Refocusing Around Intervention Quality and Impact
Several PFS initiatives—including the Adolescent Behavioral Learning Experience Project for Incarcerated Youth in New York City—have failed to yield an investor payout, leading some to question “Does PFS work?” We find this question off point; PFS is a financing model, not an intervention. The “does it work” question should be focused on the quality and impact of the interventions selected for a PFS performance-based contract, not the model itself.
Intuition and wishful thinking are not substitutes for high-quality intervention research.
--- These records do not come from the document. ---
@@ -705,17 +721,15 @@
         }
         HIP_TRY(htn_stream_spin(st));
         const int k = (int)y.size();
-        for (int i = 0; i < k; ++i) R->h_y[i] = make_double2(y[i], 0.0);
-        HIP_TRY(hipMemcpyAsync(ycoef, R->h_y, sizeof(double2) * k, hipMemcpyHostToDevice, st));
+        RitzCoef yc;
+        for (int i = 0; i < DOT_CHUNK; ++i) yc.c[i] = make_double2(i < k ? y[i] : 0.0, 0.0);
         double2* xrow = V + (int64_t)(kd + 1) * n;
-        HIP_TRY(hipMemsetAsync(xrow, 0, sizeof(double2) * n, st));
-        hipLaunchKernelGGL(k_axpys, dim3(grid_for(n)), dim3(256), 0, st, xrow, V, n, k, ycoef, 1.0, n);
+        hipLaunchKernelGGL(k_ritz_combine, dim3(grid_for(n)), dim3(256), 0, st, xrow, (const double2*)V, n, k, yc, n);
         if (nf > 0) project_out(xrow);
         else
         hipLaunchKernelGGL(k_norm_partial, dim3(DOT_BLOCKS), dim3(DOT_THREADS), 0, st, xrow, n, norm_partial);
         hipLaunchKernelGGL(k_scale_by_norm, dim3(grid_for(n)), dim3(DOT_THREADS), 0, st, V, xrow, norm_partial, n,
                            (LanRecord*)nullptr, (const double2*)nullptr, (const double2*)nullptr, 0ull);
-        HIP_TRY(htn_stream_spin(st));
         if (res < tol || beta < 1e-14 * std::max(amax, 1e-300)) break;
     }
     HIP_TRY(hipGetLastError());
diff --git a/hubbardtn_amd/csrc/htn_svd.hip b/hubbardtn_amd/csrc/htn_svd.hip
--- a/hubbardtn_amd/csrc/htn_svd.hip
+++ b/hubbardtn_amd/csrc/htn_svd.hip
@@ -997,7 +997,8 @@
                                                             const htn_svd_block* __restrict__ desc,
                                                             int max_sweeps, double tol, int* __restrict__ info,
                                                             int lds_elems, const int* __restrict__ large_slot,
-                                                            double cut2) {
+                                                            double cut2, double* __restrict__ S_host,
+                                                            int* __restrict__ info_host) {
     extern __shared__ double2 g_lds[];
     __shared__ double s_ratio;
     __shared__ double s_piv[2];
@@ -1065,9 +1066,17 @@
                 gglob[(int64_t)j * m + s_col[i]] = x;
             }
             sn = wave_sum(sn);
-            if (lane == 0) S[D.s_off + j] = sqrt(sn);
-        }
-        if (tid == 0) info[blockIdx.x] = swq;
+            if (lane == 0) {
+                const double sv = sqrt(sn);
+                S[D.s_off + j] = sv;
+                if (S_host) S_host[D.s_off + j] = sv;
+            }
+        }
+        if (tid == 0) {
+            info[blockIdx.x] = swq;
+            if (info_host) info_host[blockIdx.x] = swq;
+        }
+        if (S_host && lane == 0) __threadfence_system();
         return;
     } else {
         if (accumulate)
@@ -1111,9 +1120,17 @@
             if (in_lds) gglob[(int64_t)j * m + i] = x;
         }
         s = wave_sum(s);
-        if (lane == 0) S[D.s_off + j] = sqrt(s);
-    }
-    if (tid == 0) info[blockIdx.x] = sw;
+        if (lane == 0) {
+            const double sv = sqrt(s);
+            S[D.s_off + j] = sv;
+            if (S_host) S_host[D.s_off + j] = sv;
+        }
+    }
+    if (tid == 0) {
+        info[blockIdx.x] = sw;
+        if (info_host) info_host[blockIdx.x] = sw;
+    }
+    if (S_host && lane == 0) __threadfence_system();
 }
 
 #define JAC_PANEL 8
@@ -1383,7 +1400,8 @@
                                                                const int* __restrict__ large_ids,
                                                                const int* __restrict__ perm,
                                                                const int* __restrict__ sweeps,
-                                                               const int* __restrict__ done, int* __restrict__ info) {
+                                                               const int* __restrict__ done, int* __restrict__ info,
+                                                               double* __restrict__ S_host, int* __restrict__ info_host) {
     const int b = large_ids[blockIdx.x];
     const htn_svd_block D = desc[b];
     const int m = D.m, n = D.n, tid = threadIdx.x, lane = tid & 63, wave = tid >> 6;
@@ -1400,9 +1418,18 @@
             g[(int64_t)j * m + pc[i]] = x;
         }
         sn = wave_sum(sn);
-        if (lane == 0) S[D.s_off + j] = sqrt(sn);
-    }
-    if (tid == 0) info[b] = done[blockIdx.x] ? sweeps[blockIdx.x] : -sweeps[blockIdx.x];
+        if (lane == 0) {
+            const double sv = sqrt(sn);
+            S[D.s_off + j] = sv;
+            if (S_host) S_host[D.s_off + j] = sv;
+        }
+    }
+    if (tid == 0) {
+        const int r = done[blockIdx.x] ? sweeps[blockIdx.x] : -sweeps[blockIdx.x];
+        info[b] = r;
+        if (info_host) info_host[b] = r;
+    }
+    if (S_host && lane == 0) __threadfence_system();
 }
 
 #define TALL_THREADS 512
@@ -1627,7 +1654,8 @@
                                                             const htn_svd_block* __restrict__ desc,
                                                             const int* __restrict__ tall_ids,
                                                             const int* __restrict__ sweeps, const int* __restrict__ done,
-                                                            int* __restrict__ info) {
+                                                            int* __restrict__ info, double* __restrict__ S_host,
+                                                            int* __restrict__ info_host) {
     const int b = tall_ids[blockIdx.y];
     const htn_svd_block D = desc[b];
     const int m = D.m, tid = threadIdx.x, lane = tid & 63, wave = tid >> 6;
@@ -1637,9 +1665,18 @@
         double sn = 0.0;
         for (int i = lane; i < m; i += 64) sn += x[i].x * x[i].x + x[i].y * x[i].y;
         sn = wave_sum(sn);
-        if (lane == 0) S[D.s_off + j] = sqrt(sn);
-    }
-    if (blockIdx.x == 0 && tid == 0) info[b] = done[blockIdx.y] ? sweeps[blockIdx.y] : -sweeps[blockIdx.y];
+        if (lane == 0) {
+            const double sv = sqrt(sn);
+            S[D.s_off + j] = sv;
+            if (S_host) S_host[D.s_off + j] = sv;
+        }
+    }
+    if (blockIdx.x == 0 && tid == 0) {
+        const int r = done[blockIdx.y] ? sweeps[blockIdx.y] : -sweeps[blockIdx.y];
+        info[b] = r;
+        if (info_host) info_host[b] = r;
+    }
+    if (S_host && lane == 0) __threadfence_system();
 }
 
 #define RING_THREADS 512
@@ -2028,6 +2065,8 @@
     double tol;
     int* info;
     int* sweeps_out;
+    double* S_host;
+    int* info_host;
 };
 
 template <int GS, int E>
@@ -2223,15 +2262,25 @@
                 g[(int64_t)col * m + pc[i]] = x;
             }
             sn = wave_sum(sn);
-            if (lane == 0) A.S[D.s_off + col] = sqrt(sn);
+            if (lane == 0) {
+                const double sv = sqrt(sn);
+                A.S[D.s_off + col] = sv;
+                if (A.S_host) A.S_host[D.s_off + col] = sv;
+            }
         }
     }
     for (int col = n + k * (RING_THREADS / 64) + wave; col < D.n; col += P * (RING_THREADS / 64)) {
         for (int i = lane; i < m; i += 64) g[(int64_t)col * m + i] = make_double2(0.0, 0.0);
-        if (lane == 0) A.S[D.s_off + col] = 0.0;
-    }
+        if (lane == 0) {
+            A.S[D.s_off + col] = 0.0;
+            if (A.S_host) A.S_host[D.s_off + col] = 0.0;
+        }
+    }
+    if (A.S_host && lane == 0) __threadfence_system();
     if (k == 0 && tid == 0) {
-        A.info[A.large_ids[it.li]] = (done && ok) ? sweeps : -(sweeps > 0 ? sweeps : 1);
+        const int r = (done && ok) ? sweeps : -(sweeps > 0 ? sweeps : 1);
+        A.info[A.large_ids[it.li]] = r;
+        if (A.info_host) A.info_host[A.large_ids[it.li]] = r;
         A.sweeps_out[it.li] = ok ? sweeps + ((local || P == 1) ? 1000 : 0) : 0;
         __threadfence_system();
     }
@@ -2281,6 +2330,10 @@
     HtnBuf tall_dev{HTN_BUF_DEVICE};
     HtnBuf tall_pin{HTN_BUF_PINNED};
     HtnBuf tall_flags{HTN_BUF_MAPPED};
+    HtnBuf mirror{HTN_BUF_MAPPED};
+    int64_t mirror_s_elems = 0;
+    int mirror_blocks = 0;
+    bool mirror_complete = false;
     hipStream_t aux = nullptr;
     hipEvent_t ev_fork = nullptr, ev_join = nullptr, ev_sweep[2] = {nullptr, nullptr};
     ~JacScratch() {
@@ -2389,6 +2442,8 @@
     int split;
     int32_t* info_dev;
     hipStream_t st;
+    double* S_host;
+    int* info_host;
     std::vector<int> large;
     std::vector<int> n_eff;
     int nl() const { return (int)large.size(); }
@@ -2588,6 +2643,7 @@
     ra.xcc_off = xcc_off;
     ra.two_partner = two_partner ? 1 : 0;
     ra.info = c.info_dev, ra.sweeps_out = B.d_ring_sw;
+    ra.S_host = c.S_host, ra.info_host = c.info_host;
     for (auto& bt : plan.batches) {
         ra.items = (const RingItem*)js.ring_items.p + bt.first;
         hipLaunchKernelGGL(k_jacobi_ring, dim3((unsigned)bt.second), dim3(RING_THREADS), 2 * RING_PANEL_ELEMS * sizeof(double2),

As communities and organizations working with PFS know, these projects are complex, and involve a great deal of planning and resources. Our proposed set of criteria is complimentary to six components of the Project Assessment Tool developed by the Urban Institute’s Pay for Success Initiative. That tool was designed to promote “good practices” in defining social problems, selecting strong interventions, designing and implementing PFS projects, and conducting rigorous evaluations. Our position is also in line with the Pew-MacArthur Results First Initiative, a project through which technical assistance and support is offered to states interested in implementing an evidence-based, cost-benefit analytical approach to investing in programs and policies. The main premise of the initiative is that rigorous use of evaluation research findings (including cost analyses) will increase understanding of which interventions are likely to work in specific populations. In turn, this will assist states in prioritizing programs and allocating resources.
We see great potential in the PFS financing model to spread effective interventions that address the social determinants of health—but only if the interventions have a solid evidence base to support the outcomes and time frames for success payments. A primary purpose of PFS financing is to provide value to the public sector. This will not happen if interventions do not meet their goals or positively impact participants. Intuition and wishful thinking are not substitutes for high-quality intervention research. The PFS field is becoming more sophisticated in its evaluations of launched PFS projects. It is time for PFS project partners to become more sophisticated in using evaluation and research literature to select appropriate, effective, and winning interventions before they start.